Red Hat Bugzilla – Bug 1252486
Ceilometer taking over 20 minutes to return queries
Last modified: 2016-01-04 12:31:34 EST
Cisco UCS B200 blades for controllers and computes
Cisco UCS C240 rack servers for Ceph storage
RHEL-OSP5 A4 (openstack-ceilometer-api-2014.1.4-1.el7ost.noarch)
RH CEPH 1.3
ceilometer commands (see below) get bogged down fairly quickly (only after about 1-2 days of gathering metering samples).
The client's DEV openstack environment is quite active with ~1000 instances across 30 nova compute nodes.

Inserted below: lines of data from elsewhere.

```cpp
template <int CTRL>
__device__ __forceinline__ float dpp_add(float v) {
    const int moved = __builtin_amdgcn_update_dpp(0, __float_as_int(v), CTRL, 0xf, 0xf, false);
    return v + __int_as_float(moved);
}

struct PixWalk {
    int n, oh, ow;
    __device__ __forceinline__ void init(unsigned p, int OH, int OW) {
        const unsigned t = p / (unsigned)OW;
        ow = (int)(p - t * (unsigned)OW);
        n = (int)(t / (unsigned)OH);
        oh = (int)(t - (unsigned)n * (unsigned)OH);
    }
    __device__ __forceinline__ void step16(int OH, int OW) { step(16, OH, OW); }
    __device__ __forceinline__ void step(int d, int OH, int OW) {
        ow += d;
        while (ow >= OW) {
            ow -= OW;
            oh += 1;
            if (oh == OH) { oh = 0; n += 1; }
        }
    }
};
template <int KH, int KW>
__device__ __forceinline__ void tap_offsets(int (&off)[KH * KW], const PixWalk& q, bool live, int H, int W, int pad_t, int pad_l,
                                            int PB, int lane_b) {
    const int centre = ((q.n * H + q.oh - pad_t) * W + (q.ow - pad_l)) * PB + lane_b;
    bool rok[KH], cok[KW];
#pragma unroll
    for (int kh = 0; kh < KH; ++kh) rok[kh] = live && (unsigned)(q.oh + kh - pad_t) < (unsigned)H;
#pragma unroll
    for (int kw = 0; kw < KW; ++kw) cok[kw] = (unsigned)(q.ow + kw - pad_l) < (unsigned)W;
#pragma unroll
    for (int kh = 0; kh < KH; ++kh)
#pragma unroll
        for (int kw = 0; kw < KW; ++kw)
            off[kh * KW + kw] = (rok[kh] && cok[kw]) ? centre + (kh * W + kw) * PB : kOobOffset;
}

template <int KH, int KW, int CIN, int CO>
__global__ __launch_bounds__(256) void conv_narrow_kernel(const ConvArgs a, long total_px, int iters) {
    static_assert(CIN == 64, "16 lanes x 4 channels per pixel");
    constexpr int TAPS = KH * KW;
    const int c4 = threadIdx.x & 15;
    const int sub = threadIdx.x >> 4;
    float wr[TAPS][4][CO];
#pragma unroll
    for (int t = 0; t < TAPS; ++t)
#pragma unroll
        for (int e = 0; e < 4; ++e)
#pragma unroll
            for (int c = 0; c < CO; ++c) wr[t][e][c] = a.w[((size_t)t * CIN + 4 * c4 + e) * CO + c];
    float bias[CO];
#pragma unroll
    for (int c = 0; c < CO; ++c) bias[c] = a.bias ? a.bias[c] : 0.0f;
    const __amdgpu_buffer_rsrc_t xrs = __builtin_amdgcn_make_buffer_rsrc(const_cast<float*>(a.x), 0,
                                                                         a.N * a.H * a.W * CIN * 4, 0x00020000);
    const unsigned p0 = blockIdx.x * (unsigned)iters * 16u + sub;
    PixWalk q;
    q.init(p0 < (unsigned)total_px ? p0 : 0u, a.OH, a.OW);
    for (int it = 0; it < iters; ++it, q.step16(a.OH, a.OW)) {
        const unsigned p = p0 + (unsigned)it * 16u;
        const bool live = p < (unsigned)total_px;
        int off[TAPS];
        tap_offsets<KH, KW>(off, q, live, a.H, a.W, a.pad_t, a.pad_l, CIN * 4, 16 * c4);
        f32x4 v[TAPS];
#pragma unroll
        for (int tp = 0; tp < TAPS; ++tp)
            v[tp] = __builtin_bit_cast(f32x4, __builtin_amdgcn_raw_buffer_load_b128(xrs, off[tp], 0, 0));
        float acc[CO];
#pragma unroll
        for (int c = 0; c < CO; ++c) acc[c] = 0.0f;
#pragma unroll
        for (int tp = 0; tp < TAPS; ++tp)
#pragma unroll
            for (int e = 0; e < 4; ++e)
#pragma unroll
                for (int c = 0; c < CO; ++c) acc[c] = fmaf(v[tp][e], wr[tp][e][c], acc[c]);
#pragma unroll
        for (int c = 0; c < CO; ++c) {
            float r = acc[c];
            r = dpp_add<0xB1>(r);
            r = dpp_add<0x4E>(r);
            r = dpp_add<0x124>(r);
            r = dpp_add<0x128>(r);
            acc[c] = r;
        }
        if (live && c4 < CO) {
            float r = (c4 == 0) ? acc[0] : (c4 == 1 ? acc[1 < CO ? 1 : 0] : acc[2 < CO ? 2 : 0]);
            r = act_apply(r + ((c4 == 0) ? bias[0] : (c4 == 1 ? bias[1 < CO ? 1 : 0] : bias[2 < CO ? 2 : 0])), a.act);
            const size_t o = (size_t)p * CO + c4;
            if (a.skip) r += a.skip[o];
            if (a.post_relu) r = act_apply(r, a.post_relu);
            a.y[o] = r;
        }
    }
}

template <int KH, int KW, bool NOUT, int CW = 64>
__global__ __launch_bounds__(256) void wgrad_narrow_kernel(const WgradArgs a, long total_px, int iters) {
    constexpr int TAPS = KH * KW, CN = 3;
    constexpr int LPP = CW / 4;
    constexpr int PPI = 256 / LPP;
    constexpr int NB = NOUT ? CN : 4;
    constexpr int NV = TAPS * 4 * CN + NB;
    __shared__ float red[4 * NV * LPP];
    const int c4 = threadIdx.x & (LPP - 1);
    const int sub = threadIdx.x / LPP;
    const int wave = threadIdx.x >> 6;
    float acc[NV];
#pragma unroll
    for (int i = 0; i < NV; ++i) acc[i] = 0.0f;
    const __amdgpu_buffer_rsrc_t xrs = __builtin_amdgcn_make_buffer_rsrc(
        const_cast<float*>(a.x), 0, a.N * a.H * a.W * (NOUT ? CW : CN) * 4, 0x00020000);
    const __amdgpu_buffer_rsrc_t drs = __builtin_amdgcn_make_buffer_rsrc(
        const_cast<float*>(a.dpre), 0, a.N * a.OH * a.OW * (NOUT ? CN : CW) * 4, 0x00020000);
    const unsigned p0 = blockIdx.x * (unsigned)iters * (unsigned)PPI + sub;
    PixWalk q;
    q.init(p0 < (unsigned)total_px ? p0 : 0u, a.OH, a.OW);
    for (int it = 0; it < iters; ++it, q.step(PPI, a.OH, a.OW)) {
        const unsigned p = p0 + (unsigned)it * (unsigned)PPI;
        const bool live = p < (unsigned)total_px;
        int off[TAPS];
        tap_offsets<KH, KW>(off, q, live, a.H, a.W, a.pad_t, a.pad_l, (NOUT ? CW : CN) * 4, NOUT ? 16 * c4 : 0);
        if constexpr (NOUT) {
            const f32x3 d = __builtin_bit_cast(f32x3, __builtin_amdgcn_raw_buffer_load_b96(drs, live ? (int)(p * CN * 4) : kOobOffset, 0, 0));
            f32x4 v[TAPS];
#pragma unroll
            for (int tp = 0; tp < TAPS; ++tp)
                v[tp] = __builtin_bit_cast(f32x4, __builtin_amdgcn_raw_buffer_load_b128(xrs, off[tp], 0, 0));
#pragma unroll
            for (int tp = 0; tp < TAPS; ++tp)
#pragma unroll
                for (int e = 0; e < 4; ++e)
#pragma unroll
                    for (int c = 0; c < CN; ++c) acc[(tp * 4 + e) * CN + c] = fmaf(v[tp][e], d[c], acc[(tp * 4 + e) * CN + c]);
#pragma unroll
            for (int c = 0; c < CN; ++c) acc[TAPS * 4 * CN + c] += d[c];
        } else {
            const f32x4 d = __builtin_bit_cast(f32x4, __builtin_amdgcn_raw_buffer_load_b128(
                drs, live ? (int)((p * CW + 4 * c4) * 4) : kOobOffset, 0, 0));
            f32x3 v[TAPS];
#pragma unroll
            for (int tp = 0; tp < TAPS; ++tp)
                v[tp] = __builtin_bit_cast(f32x3, __builtin_amdgcn_raw_buffer_load_b96(xrs, off[tp], 0, 0));
#pragma unroll
            for (int tp = 0; tp < TAPS; ++tp)
#pragma unroll
                for (int cn = 0; cn < CN; ++cn)
#pragma unroll
                    for (int e = 0; e < 4; ++e) acc[(tp * CN + cn) * 4 + e] = fmaf(v[tp][cn], d[e], acc[(tp * CN + cn) * 4 + e]);
#pragma unroll
            for (int e = 0; e < 4; ++e) acc[TAPS * 4 * CN + e] += d[e];
        }
    }
#pragma unroll
    for (int i = 0; i < NV; ++i) {
        float r = acc[i];
#pragma unroll
        for (int o = LPP; o < 64; o <<= 1) r += __shfl_xor(r, o);
        if (sub % (64 / LPP) == 0) red[(wave * NV + i) * LPP + c4] = r;
    }
    __syncthreads();
    float* part = a.part + (size_t)blockIdx.x * a.part_stride;
    const int wn = TAPS * CW * CN;
    for (int q = threadIdx.x; q < NV * LPP; q += 256) {
        const int i = q / LPP, l = q % LPP;
        const float r = (red[(0 * NV + i) * LPP + l] + red[(1 * NV + i) * LPP + l]) +
                        (red[(2 * NV + i) * LPP + l] + red[(3 * NV + i) * LPP + l]);
        if (i < TAPS * 4 * CN) {
            int idx;
            if constexpr (NOUT) {
                const int c = i % CN, te = i / CN, e = te & 3, tp = te >> 2;
                idx = (tp * CW + 4 * l + e) * CN + c;
            } else {
                const int e = i & 3, tc = i >> 2;
                idx = tc * CW + 4 * l + e;
            }
            part[idx] = r;
        } else {
            const int b = i - TAPS * 4 * CN;
            if constexpr (NOUT) {
                if (l == 0) part[wn + b] = r;
            } else {
                part[wn + 4 * l + b] = r;
            }
        }
    }
}

bool launch_wgrad_narrow(const ConvKey& k, const WgradArgs& a, int grid, hipStream_t s, hipError_t* err) {
    if (k.kh != 3 || k.kw != 3) return false;
    const bool nout = a.Cin == 64 && a.Cout == 3, nin = a.Cin == 3 && a.Cout == 64, nin32 = a.Cin == 3 && a.Cout == 32;
    if (!nout && !nin && !nin32) return false;
    const long total = (long)a.N * a.OH * a.OW;
    if (total >= (1L << 31) - 4096 || (long)a.N * a.H * a.W * 64 * 4 >= (1L << 31) - 4096 || total * 64 * 4 >= (1L << 31) - 4096)
        return false;
    const long ppi = nin32 ? 32 : 16;
    const int iters = (int)((total + ppi * grid - 1) / (ppi * grid));
    if (nout)
        hipLaunchKernelGGL((wgrad_narrow_kernel<3, 3, true>), dim3(grid), dim3(256), 0, s, a, total, iters);
    else if (nin)
        hipLaunchKernelGGL((wgrad_narrow_kernel<3, 3, false>), dim3(grid), dim3(256), 0, s, a, total, iters);
    else
        hipLaunchKernelGGL((wgrad_narrow_kernel<3, 3, false, 32>), dim3(grid), dim3(256), 0, s, a, total, iters);
    *err = hipGetLastError();
    return true;
}

bool launch_conv_narrow(const ConvKey& k, const ConvArgs& a, hipStream_t s, hipError_t* err) {
    if (k.wt || a.Cout != 3 || a.mask) return false;
    if ((long)a.N * a.H * a.W * a.Cin * 4 >= (1L << 31) - 4096) return false;
    const long total = (long)a.N * a.OH * a.OW;
    int iters = 16;
    while (iters > 1 && total / (16L * iters) < 2048) iters >>= 1;
    const long blocks = (total + 16L * iters - 1) / (16L * iters);
    if (total >= (1L << 31) - 4096) return false;
    if (k.kh == 3 && k.kw == 3 && a.Cin == 64) {
        hipLaunchKernelGGL((conv_narrow_kernel<3, 3, 64, 3>), dim3((unsigned)blocks), dim3(256), 0, s, a, total, iters);
    } else {
        return false;
    }
    *err = hipGetLastError();
    return true;
}
}
```

Before: 20210 patches/s.

## Use MFMA GEMM kernels for RGB-narrow conv forward and weight gradients

```diff
diff --git a/ml_super_resolution_amd/csrc/conv_narrow.hip b/ml_super_resolution_amd/csrc/conv_narrow.hip
--- a/ml_super_resolution_amd/csrc/conv_narrow.hip
+++ b/ml_super_resolution_amd/csrc/conv_narrow.hip
@@ -2,12 +2,6 @@
 namespace srx {
 typedef float f32x3 __attribute__((ext_vector_type(3)));
 typedef unsigned u32x3v __attribute__((ext_vector_type(3)));
-
-template <int CTRL>
-__device__ __forceinline__ float dpp_add(float v) {
-    const int moved = __builtin_amdgcn_update_dpp(0, __float_as_int(v), CTRL, 0xf, 0xf, false);
-    return v + __int_as_float(moved);
-}
 
 struct PixWalk {
     int n, oh, ow;
@@ -17,7 +11,6 @@
         n = (int)(t / (unsigned)OH);
         oh = (int)(t - (unsigned)n * (unsigned)OH);
     }
-    __device__ __forceinline__ void step16(int OH, int OW) { step(16, OH, OW); }
     __device__ __forceinline__ void step(int d, int OH, int OW) {
         ow += d;
         while (ow >= OW) {
@@ -43,66 +36,97 @@
             off[kh * KW + kw] = (rok[kh] && cok[kw]) ? centre + (kh * W + kw) * PB : kOobOffset;
 }
 
-template <int KH, int KW, int CIN, int CO>
-__global__ __launch_bounds__(256) void conv_narrow_kernel(const ConvArgs a, long total_px, int iters) {
-    static_assert(CIN == 64, "16 lanes x 4 channels per pixel");
-    constexpr int TAPS = KH * KW;
-    const int c4 = threadIdx.x & 15;
-    const int sub = threadIdx.x >> 4;
-    float wr[TAPS][4][CO];
-#pragma unroll
-    for (int t = 0; t < TAPS; ++t)
-#pragma unroll
-        for (int e = 0; e < 4; ++e)
-#pragma unroll
-            for (int c = 0; c < CO; ++c) wr[t][e][c] = a.w[((size_t)t * CIN + 4 * c4 + e) * CO + c];
-    float bias[CO];
-#pragma unroll
-    for (int c = 0; c < CO; ++c) bias[c] = a.bias ? a.bias[c] : 0.0f;
+constexpr int kOutZS = 29;
+constexpr int kOutTilePx = 560;
+struct OutTile {
+    int TH, TW, NTY, NTX;
+};
+__global__ __launch_bounds__(256, 2) void conv_rgb_out_kernel(const ConvArgs a, const OutTile g) {
+    constexpr int CIN = 64, CO = 3, NCOL = 27;
+    __shared__ float zs[kOutTilePx * kOutZS];
+    const int tid = threadIdx.x, lane = tid & 63, li = lane & 15, kq = lane >> 4;
+    const int wave = __builtin_amdgcn_readfirstlane(tid >> 6);
+    int t = blockIdx.x;
+    const int tx = t % g.NTX; t /= g.NTX;
+    const int ty = t % g.NTY, n = t / g.NTY;
+    const int oh0 = ty * g.TH, ow0 = tx * g.TW;
+    const int ZR = g.TH + 2, ZC = g.TW + 2, P = ZR * ZC;
+    float wr[2][16];
+#pragma unroll
+    for (int u = 0; u < 2; ++u) {
+        const int col = 16 * u + li;
+#pragma unroll
+        for (int s = 0; s < 16; ++s)
+            wr[u][s] = col < NCOL ? a.w[((col / CO) * CIN + 16 * (s >> 2) + 4 * kq + (s & 3)) * CO + col % CO] : 0.0f;
+    }
     const __amdgpu_buffer_rsrc_t xrs = __builtin_amdgcn_make_buffer_rsrc(const_cast<float*>(a.x), 0,
                                                                          a.N * a.H * a.W * CIN * 4, 0x00020000);
-    const unsigned p0 = blockIdx.x * (unsigned)iters * 16u + sub;
-    PixWalk q;
-    q.init(p0 < (unsigned)total_px ? p0 : 0u, a.OH, a.OW);
-    for (int it = 0; it < iters; ++it, q.step16(a.OH, a.OW)) {
-        const unsigned p = p0 + (unsigned)it * 16u;
-        const bool live = p < (unsigned)total_px;
-        int off[TAPS];
-        tap_offsets<KH, KW>(off, q, live, a.H, a.W, a.pad_t, a.pad_l, CIN * 4, 16 * c4);
-        f32x4 v[TAPS];
-#pragma unroll
-        for (int tp = 0; tp < TAPS; ++tp)
-            v[tp] = __builtin_bit_cast(f32x4, __builtin_amdgcn_raw_buffer_load_b128(xrs, off[tp], 0, 0));
-        float acc[CO];
-#pragma unroll
-        for (int c = 0; c < CO; ++c) acc[c] = 0.0f;
-#pragma unroll
-        for (int tp = 0; tp < TAPS; ++tp)
-#pragma unroll
-            for (int e = 0; e < 4; ++e)
-#pragma unroll
-                for (int c = 0; c < CO; ++c) acc[c] = fmaf(v[tp][e], wr[tp][e][c], acc[c]);
-#pragma unroll
-        for (int c = 0; c < CO; ++c) {
-            float r = acc[c];
-            r = dpp_add<0xB1>(r);
-            r = dpp_add<0x4E>(r);
-            r = dpp_add<0x124>(r);
-            r = dpp_add<0x128>(r);
-            acc[c] = r;
-        }
-        if (live && c4 < CO) {
-            float r = (c4 == 0) ? acc[0] : (c4 == 1 ? acc[1 < CO ? 1 : 0] : acc[2 < CO ? 2 : 0]);
-            r = act_apply(r + ((c4 == 0) ? bias[0] : (c4 == 1 ? bias[1 < CO ? 1 : 0] : bias[2 < CO ? 2 : 0])), a.act);
-            const size_t o = (size_t)p * CO + c4;
-            if (a.skip) r += a.skip[o];
-            if (a.post_relu) r = act_apply(r, a.post_relu);
-            a.y[o] = r;
-        }
-    }
-}
-
-template <int KH, int KW, bool NOUT, int CW = 64>
+    const auto pix_off = [&](int st) {
+        const int p = 16 * st + li, tr = p / ZC, tc = p - tr * ZC;
+        const int ih = oh0 - a.pad_t + tr, iw = ow0 - a.pad_l + tc;
+        const bool ok = p < P && (unsigned)ih < (unsigned)a.H && (unsigned)iw < (unsigned)a.W;
+        return ok ? ((n * a.H + ih) * a.W + iw) * (CIN * 4) + kq * 16 : kOobOffset;
+    };
+    const auto load4 = [&](f32x4 (&v)[4], int off) {
+#pragma unroll
+        for (int j = 0; j < 4; ++j) v[j] = __builtin_bit_cast(f32x4, __builtin_amdgcn_raw_buffer_load_b128(xrs, off, 64 * j, 0));
+    };
+    const int steps = (P + 15) >> 4;
+    const auto step = [&](const f32x4 (&cur)[4], f32x4 (&nxt)[4], int st) {
+        load4(nxt, pix_off(st + 4));
+        __builtin_amdgcn_sched_barrier(0);
+        f32x4 z0 = {0.f, 0.f, 0.f, 0.f}, z1 = {0.f, 0.f, 0.f, 0.f};
+#pragma unroll
+        for (int s = 0; s < 16; ++s) {
+            z0 = __builtin_amdgcn_mfma_f32_16x16x4f32(cur[s >> 2][s & 3], wr[0][s], z0, 0, 0, 0);
+            z1 = __builtin_amdgcn_mfma_f32_16x16x4f32(cur[s >> 2][s & 3], wr[1][s], z1, 0, 0, 0);
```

The slowness just gets worse as we approach the TTL expiration (set to 5 days). The targeted queries (-q resource=<UUID>) seem to work ok at first, but also get sluggish as more samples are gathered.
We've checked on disk IO (behind /var/lib/mongodb), but it does not look to be the source of the problem. We used Ceph rbd initially, then went back to using local disk (300GB SAS RAID1). But the slowness has persisted.
# time ceilometer resource-list|wc -l
# time ceilometer meter-list|wc -l
# time ceilometer sample-list -m volume|wc -l
# time ceilometer sample-list -m image|wc -l
# time ceilometer sample-list -m instance|wc -l
Error communicating with http://10.63.168.100:8777 timed out
# from ceilometer db
NOTE: Open ended queries on 'instance' meter consistently hang and eventually time out after 10min. During these queries, the ceilometer-api and mongod processes spike on CPU.
Also, it seems to be an issue only in the customer's DEV environment where the activity is high. Other environments (PROD, TEST) have much less activity and does not exhibit this slowness.